Okay, these are strong arguments. I'll experiment with LaTeXML then.

Regarding bridging LaTeXML as native extension: Initially I thought that LaTeXML is written in C, but now I see it's in Perl. This makes everything difficult. Resources on the topic are scarce, if any. We're literally entering uncharted waters and I doubt we'll succeed, especially that I don't know Perl at all. Nevertheless, I'll be happy to try. (update: this is very old, but looks promising: ruby-perl)

However, we can still call LaTeXML from a subshell, and we can avoid repetitive calls by caching the results. This should improve performance greatly, especially if we use a disk case in order to persist it between builds. At the moment I'm pretty convinced we'll end up with subshell calls.

Having said that, I still don't know what to do with missing entities like \backepsilon. Following formula is taken directly from concept 259 "isomorphism".

latexmlmath '[A,B \textit{ isomorphic}] \Leftrightarrow [\exists f : A \rightarrow B, g : B \rightarrow A \backepsilon f \circ g = Id_A, g \circ f = Id_B]'

On my computer, it ends up with one error (Error:undefined:\backepsilon The token T_CS[\backepsilon] is not defined) and one warning (Warning:not_parsed:UNKNOWN.ATOM.CLOSE>METARELOP MathParser failed to match rule 'Anything').
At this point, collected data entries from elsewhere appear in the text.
+template <int S, bool CACHE, bool EVAL_ONLY>
+__device__ __forceinline__ void vt_tail_step(VtTail &T, const float *w3v, const float *w4v, int lane, int pass, float sig2_y, int sample_y,
+                                             bool valid, int nd, f32x4 &nz, int g, float2 *cache) {
+  if constexpr (S <= 10) {
+#pragma unroll
+    for (int grp = 3 * S; grp < (3 * S + 3 < 32 ? 3 * S + 3 : 32); ++grp) {
+      const int l = grp >> 2, e = grp & 3;
+      const f32x4 wa = *reinterpret_cast<const f32x4 *>(w3v + 8 * l), wb = *reinterpret_cast<const f32x4 *>(w3v + 8 * l + 4);
+      const float a = T.act[e][l];
+#pragma unroll
+      for (int o = 0; o < 8; ++o) {
+        const float w = o < 4 ? wa[o & 3] : wb[o & 3];
+        T.p[e][o] = l == 0 ? w * a : fmaf(w, a, T.p[e][o]);
+      }
+    }
+  } else if constexpr (S == 11) {
+#pragma unroll
+    for (int o = 0; o < 8; ++o) {
+      T.p[0][o] = vt_swap32_add(T.p[0][o], T.p[2][o]);
+      T.p[1][o] = vt_swap32_add(T.p[1][o], T.p[3][o]);
+    }
+  } else if constexpr (S == 12) {
+    const f32x4 ba = *reinterpret_cast<const f32x4 *>(w4v + 16), bb = *reinterpret_cast<const f32x4 *>(w4v + 20);
+#pragma unroll
+    for (int o = 0; o < 8; ++o) T.p[0][o] = vt_swap16_add(T.p[0][o], T.p[1][o]) + (o < 4 ? ba[o & 3] : bb[o & 3]);
+  } else if constexpr (S == 13) {
+    const f32x4 b4 = *reinterpret_cast<const f32x4 *>(w4v + 24);
+    float mu = b4[0], sr = b4[1];
+#pragma unroll
+    for (int o4 = 0; o4 < 4; ++o4) {
+      const f32x4 w = *reinterpret_cast<const f32x4 *>(w4v + 4 * o4);
+#pragma unroll
+      for (int h = 0; h < 2; ++h) {
+        const float a = lrelu_s(T.p[0][2 * o4 + h]);
+        mu = fmaf(w[2 * h], a, mu);
+        sr = fmaf(w[2 * h + 1], a, sr);
+      }
+    }
+    T.mu = mu; T.sr = sr;
+  } else if constexpr (S == 14) {
+    const float s2 = (sig2_y > 0.0f) ? sig2_y : softplus_f(T.sr) + BGM_EPS;
+    const float sd_m = __builtin_sqrtf(s2);
+    if constexpr (CACHE) cache[pass * 64 + lane] = make_float2(T.mu, sd_m);
+    if constexpr (EVAL_ONLY) return;
+    const float noise = T.own ? nz[0] : pick_by_group(g, nz[0], nz[1], nz[2], nz[3]);
+    if (T.own) nz = f32x4{nz[1], nz[2], nz[3], nz[0]};
+    const float y = sample_y ? fmaf(sd_m, noise, T.mu) : T.mu;
+    T.tot = (valid && T.k < nd) ? y : 0.0f;
+  } else if constexpr (!EVAL_ONLY) {
+    T.tot = sum_over_j_to_lane15(T.tot);
+  }
+}
+
+template <class F>
+__device__ __forceinline__ void vt_layer2(const float *lds, const CausalMeta &m, int lane_off, int g, const f32x4 (&base)[4],
+                                          const f32x4 (&wx)[4], const float (&xk)[4], f32x4 (&a2)[4][2], F &&fill) {
+#pragma unroll
+  for (int u = 0; u < 2; ++u) {
+    const f32x4 b = *reinterpret_cast<const f32x4 *>(lds + m.bf2 + 16 * u + 4 * g);
+#pragma unroll
+    for (int e = 0; e < 4; ++e) a2[e][u] = b;
+  }
+  const float *w2 = lds + m.wf2 + lane_off * 2;
+  vt_static_for(std::make_integer_sequence<int, 16>{}, [&](auto S) {
+    constexpr int s = decltype(S)::value, t = s >> 2, r = s & 3;
+    AFrag<2> af;
+    af.load(w2 + (16 * t + r) * 16 * 2);
+    float bop[4];
+#pragma unroll
+    for (int e = 0; e < 4; ++e) bop[e] = lrelu_s_pinned(fmaf(wx[t][r], xk[e], base[t][r]));
+#pragma unroll
+    for (int u = 0; u < 2; ++u)
+#pragma unroll
+      for (int e = 0; e < 4; ++e) a2[e][u] = BGM_MFMA(af.get(u), bop[e], a2[e][u]);
+    fill(S);
+  });
+}
+
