# yanzq95/DHD

Hardware: AMD Instinct MI355X
Metric: samples/sec (6-cam fwd+bwd) DHD-S view-transform hot path (higher is better)
Workload: dtype f32

## Files before the change

dhd_amd/csrc/sfa_stage.hip:

```cpp
#include <stdlib.h>

#include <type_traits>

#include "sfa_gemm_cu.h"
#include "sfa_half.h"
#include "sfa_mfma.h"

using namespace dhd_sfa;

namespace {

constexpr int kEwBlock = 256;
constexpr int kPlaneChunks = 4;
constexpr int kPwBlock = 256;
constexpr int kPwStep = 16;
constexpr int kWgBlock = 512;
constexpr int kWgStride = 33;
constexpr int kWgWorkers = 256;
__host__ __device__ inline long long wg_first_step(long long n, long long w, long long W) { return n * w / W; }
__host__ __device__ inline int wg_owner(long long n, long long s, long long W) { return (int)(((s + 1) * W + n - 1) / n) - 1; }
inline int wgrad_blocks(int c) { const int ot = c == 128 ? 128 : 256; return (c / ot) * (c / ot); }
inline int wgrad_workers(int c) { const int nob = wgrad_blocks(c); return kWgWorkers / nob > 0 ? kWgWorkers / nob : 1; }
constexpr int kBwdFoldDefault = 3;

__device__ __forceinline__ float block_sum(float v, float* sm) {
  v = group_sum(v, DHD_WAVE);
  const int lane = threadIdx.x & 63, wv = threadIdx.x >> 6;
  __syncthreads();
  if (lane == 0) sm[wv] = v;
  __syncthreads();
  float t = 0.f;
  for (int k = 0; k < (int)(blockDim.x / DHD_WAVE); ++k) t += sm[k];
  return t;
}

template <class TS> constexpr bool kHalfStorage = !std::is_same_v<TS, float>;
template <class TS> constexpr bool kStreamAll = kHalfStorage<TS>;
template <class TS> constexpr int kWideInFlight = kHalfStorage<TS> ? 2 : 1;
template <class TS> constexpr bool kFoldPairwise = !kHalfStorage<TS>;

template <int N> __device__ __forceinline__ void chunk_range(int hw, int* lo, int* hi) {
  static_assert(N == 4 || N == 8, "16 bytes of float32 or of a half type");
  const int n = hw >> (N == 8 ? 3 : 2), per = (n + kPlaneChunks - 1) / kPlaneChunks;
  *lo = blockIdx.x * per;
  *hi = min(n, *lo + per);
}

template <class TO, int N> struct IoVec {
  static constexpr bool k16 = N == kVec16<TO>;
  static_assert(k16 || (N == 4 && sizeof(TO) == 2), "16 bytes, or four elements of a half type");
  using raw = std::conditional_t<k16, raw16<TO>, u32x2>;
  static __device__ __forceinline__ raw ld(const TO* base, size_t i) { return __builtin_nontemporal_load(reinterpret_cast<const raw*>(base) + i); }
  static __device__ __forceinline__ void widen(raw w, float* v) {
    if constexpr (k16) {
      widen16<TO>(w, v);
    } else {
      const f32x2 a = Pair<TO>::widen(w.x), b = Pair<TO>::widen(w.y);
      v[0] = a.x; v[1] = a.y; v[2] = b.x; v[3] = b.y;
    }
  }
  static __device__ __forceinline__ void store(TO* base, size_t i, const float* v) {
    if constexpr (k16) {
      Vec16<TO, true>::store(base, i, v);
    } else {
      typedef TO t4 __attribute__((ext_vector_type(4)));
      const t4 h = {(TO)v[0], (TO)v[1], (TO)v[2], (TO)v[3]};
      __builtin_nontemporal_store(h, reinterpret_cast<t4*>(base) + i);
    }
  }
};

template <int N> __device__ __forceinline__ float tree_sum(const float* v) {
  if constexpr (N == 4) return (v[0] + v[1]) + (v[2] + v[3]);
  else return tree_sum<N / 2>(v) + tree_sum<N / 2>(v + N / 2);
}

template <class TS> __device__ __forceinline__ float fold_sum(float acc, const float* a) {
  if constexpr (kFoldPairwise<TS>) return acc + tree_sum<kVec16<TS>>(a);
#pragma unroll
  for (int j = 0; j < kVec16<TS>; ++j) acc += a[j];
  return acc;
}
template <class TS, class D> __device__ __forceinline__ float fold_dot(float acc, const float* a, D d) {
  if constexpr (kFoldPairwise<TS>) {
    static_assert(kVec16<TS> == 4, "the pairwise fold is written for four elements");
    return acc + ((a[0] * d(0) + a[1] * d(1)) + (a[2] * d(2) + a[3] * d(3)));
  }
#pragma unroll
  for (int j = 0; j < kVec16<TS>; ++j) acc = fmaf(a[j], d(j), acc);
  return acc;
}

template <int K, class Load, class Body> __device__ __forceinline__ void for_each_vector(int lo, int hi, Load load, Body body) {
  int i = lo + threadIdx.x;
  if constexpr (K == 2) {
    for (; i + kEwBlock < hi; i += 2 * kEwBlock) {
      const auto u = load(i), w = load(i + kEwBlock);
      body(u, i);
      body(w, i + kEwBlock);
    }
    if (i < hi) body(load(i), i);
  } else {
    for (; i < hi; i += kEwBlock) body(load(i), i);
  }
}


template <class TS>
__device__ __forceinline__ void plane_mean_block(const TS* __restrict__ x, float* __restrict__ part, int hw, float* sm) {
  constexpr int N = kVec16<TS>;
  using X = Vec16<TS, true>;
  const size_t plane = blockIdx.y;
  const TS* p = x + plane * hw;
  int lo, hi;
  chunk_range<N>(hw, &lo, &hi);
  float a0 = 0.f, a1 = 0.f;
  int i = lo + threadIdx.x;
  for (; i + kEwBlock < hi; i += 2 * kEwBlock) {
    float v[N], w[N];
    X::load(p, i, v);
    X::load(p, (size_t)i + kEwBlock, w);
    a0 += tree_sum<N>(v);
    a1 += tree_sum<N>(w);
  }
  if (i < hi) {
    float v[N];
    X::load(p, i, v);
    a0 += tree_sum<N>(v);
  }
  const float tot = block_sum(a0 + a1, sm);
  if (threadIdx.x == 0) part[plane * kPlaneChunks + blockIdx.x] = tot;
}

__global__ __launch_bounds__(kEwBlock) void plane_mean_kernel(const float* __restrict__ x, float* __restrict__ part, int hw) {
  __shared__ float sm[kEwBlock / DHD_WAVE];
  plane_mean_block(x, part, hw, sm);
}

constexpr int kFcBlock = 1024;
__global__ __launch_bounds__(kFcBlock) void fc_forward_kernel(const float* __restrict__ part, const float* __restrict__ w1,
                                                              const float* __restrict__ b1, const float* __restrict__ w2,
                                                              const float* __restrict__ b2, float* __restrict__ s,
                                                              float* __restrict__ hbuf, float* __restrict__ a,
                                                              float* __restrict__ tab, int c, int r, int hw,
                                                              int* __restrict__ ticks, int n_ticks) {
  extern __shared__ float sh[];
  if (blockIdx.x == 0)
    for (int i = threadIdx.x; i < n_ticks; i += kFcBlock) ticks[i] = 0;
  float* ss = sh;
  float* hh = sh + 2 * c;
  const int b = blockIdx.x, c2 = 2 * c;
  for (int i = threadIdx.x; i < c2; i += kFcBlock) {
    const float* q = part + ((size_t)b * c2 + i) * kPlaneChunks;
    float v = ((q[0] + q[1]) + (q[2] + q[3])) / (float)hw;
    ss[i] = v;
    s[(size_t)b * c2 + i] = v;
  }
  __syncthreads();
  const int lane = threadIdx.x & 63, wv = threadIdx.x >> 6;
  for (int j0 = wv * 4; j0 < r; j0 += 4 * (kFcBlock / DHD_WAVE)) {
    float acc[4] = {0.f, 0.f, 0.f, 0.f};
    for (int i = lane; i < c2; i += DHD_WAVE) {
      const float sv = ss[i];
#pragma unroll
      for (int q = 0; q < 4; ++q)
        if (j0 + q < r) acc[q] = fmaf(w1[(size_t)(j0 + q) * c2 + i], sv, acc[q]);
    }
#pragma unroll
    for (int q = 0; q < 4; ++q) {
      const float t = group_sum(acc[q], DHD_WAVE);
      if (lane == 0 && j0 + q < r) {
        const float v = fmaxf(t + b1[j0 + q], 0.f);
        hh[j0 + q] = v;
        hbuf[(size_t)b * r + j0 + q] = v;
      }
    }
// ... 1337 lines not shown
      constexpr int OT = decltype(ot_c)::value;
      if constexpr (!std::is_same<TS, float>::value) {
        const size_t shmem = (size_t)2 * 4 * 2 * (OT / 32) * 64 * 16;
        return launch_lds<pw_wgrad_h_kernel<TS, OT, V::two, V::relu>>(grid, block, shmem, shmem, st, a0, a1, acoef, a_bs, b0, b1, bcoef,
                                                                     b_bs, partial, c, hw, b, workers);
      } else if (p.wgrad == Wgrad::w3) {
        const size_t shmem = (size_t)2 * 2 * 2 * (OT / 32) * 2 * 64 * 16;
        if (fold.mode != 0) {
          if (nob != 1 || fold.mode != (V::two ? 2 : 1)) return (int)DHD_EUNSUPPORTED;
          return launch_lds<pw_wgrad3_kernel<OT, false, V::two, V::relu, V::two ? 2 : 1>>(grid, block, shmem, shmem, st, a0, a1, acoef, a_bs, b0, b1,
                                                                                         bcoef, b_bs, partial, c, hw, b, workers, fold.aux,
                                                                                         fold.mean, fold.rows);
        }
        return launch_lds<pw_wgrad3_kernel<OT, true, V::two, V::relu>>(grid, block, shmem, shmem, st, a0, a1, acoef, a_bs, b0, b1, bcoef,
                                                                      b_bs, partial, c, hw, b, workers, static_cast<const float*>(nullptr),
                                                                      static_cast<const float*>(nullptr), static_cast<float*>(nullptr));
      } else if (p.wgrad == Wgrad::w6) {
        const size_t shmem = (size_t)2 * 2 * (OT / 32) * 3 * 64 * 16;
        return launch_lds<pw_wgrad6_kernel<OT, true, V::two, V::relu>>(grid, block, shmem, shmem, st, a0, a1, acoef, a_bs, b0, b1, bcoef,
                                                                      b_bs, partial, c, hw, b, workers);
      } else {
        const size_t shmem = (size_t)4 * OT * kWgStride * sizeof(float);
        return launch_lds<pw_wgrad_kernel<OT, true, V::two, V::relu>>(grid, block, shmem, shmem, st, a0, a1, acoef, a_bs, b0, b1, bcoef,
                                                                     b_bs, partial, c, hw, b, workers);
      }
    };
    return ot == 128 ? run(IntC<128>{}) : run(IntC<256>{});
  });
  if (rc != DHD_OK) return rc;
  const int n = c * c;
  hipLaunchKernelGGL(wgrad_reduce_kernel, dim3(dhd_cdiv(n, DHD_WAVE)), dim3(kEwBlock), 0, st, partial, gw, n, workers);
  DHD_LAUNCH_CHECK();
  return DHD_OK;
}
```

Produced MathML is as follows (note merror element):

<?xml version="1.0" encoding="UTF-8"?>
<math xmlns="http://www.w3.org/1998/Math/MathML" alttext="[A,B\textit{ isomorphic}]\Leftrightarrow[\exists f:A\rightarrow B,g:B%&#10;\rightarrow A\backepsilon f\circ g=Id_{A},g\circ f=Id_{B}]" display="block">
  <mrow>
    <mrow>
      <mo stretchy="false">[</mo>
      <mi>A</mi>
      <mo>,</mo>
      <mi>B</mi>
      <mtext mathvariant="italic"> isomorphic</mtext>
      <mo stretchy="false">]</mo>
    </mrow>
    <mo>⇔</mo>
    <mrow>
      <mo stretchy="false">[</mo>
      <mo>∃</mo>
      <mi>f</mi>
      <mo>:</mo>
      <mi>A</mi>
      <mo>→</mo>
      <mi>B</mi>
      <mo>,</mo>
      <mi>g</mi>
      <mo>:</mo>
      <mi>B</mi>
      <mo>→</mo>
      <mi>A</mi>
      <merror class="ltx_ERROR undefined undefined">
        <mtext>\backepsilon</mtext>
      </merror>
      <mi>f</mi>
      <mo>∘</mo>
      <mi>g</mi>
      <mo>=</mo>
      <mi>I</mi>
      <msub>
        <mi>d</mi>
        <mi>A</mi>
      </msub>
      <mo>,</mo>
      <mi>g</mi>
      <mo>∘</mo>
      <mi>f</mi>
      <mo>=</mo>
      <mi>I</mi>
      <msub>
        <mi>d</mi>
        <mi>B</mi>
      </msub>
      <mo stretchy="false">]</mo>
    </mrow>
  </mrow>
</math>

You can copy-paste it to MathJax demo.

skalee commented 4 years ago

@ronaldtse I still have troubles with LaTeXML. Does anyone know how to fix error produced by following command (Error:undefined:\backepsilon)?

latexmlmath '[A,B \textit{ isomorphic}] \Leftrightarrow [\exists f : A \rightarrow B, g : B \rightarrow A \backepsilon f \circ g = Id_A, g \circ f = Id_B]'
ronaldtse commented 4 years ago

@skalee Please check usage of latexmlmath in the metanorma gem. Backepsilon is recognized there.

ronaldtse commented 2 years ago

We now have the plurimath gem that can do all of the above conversions. Thanks @suleman-uzair!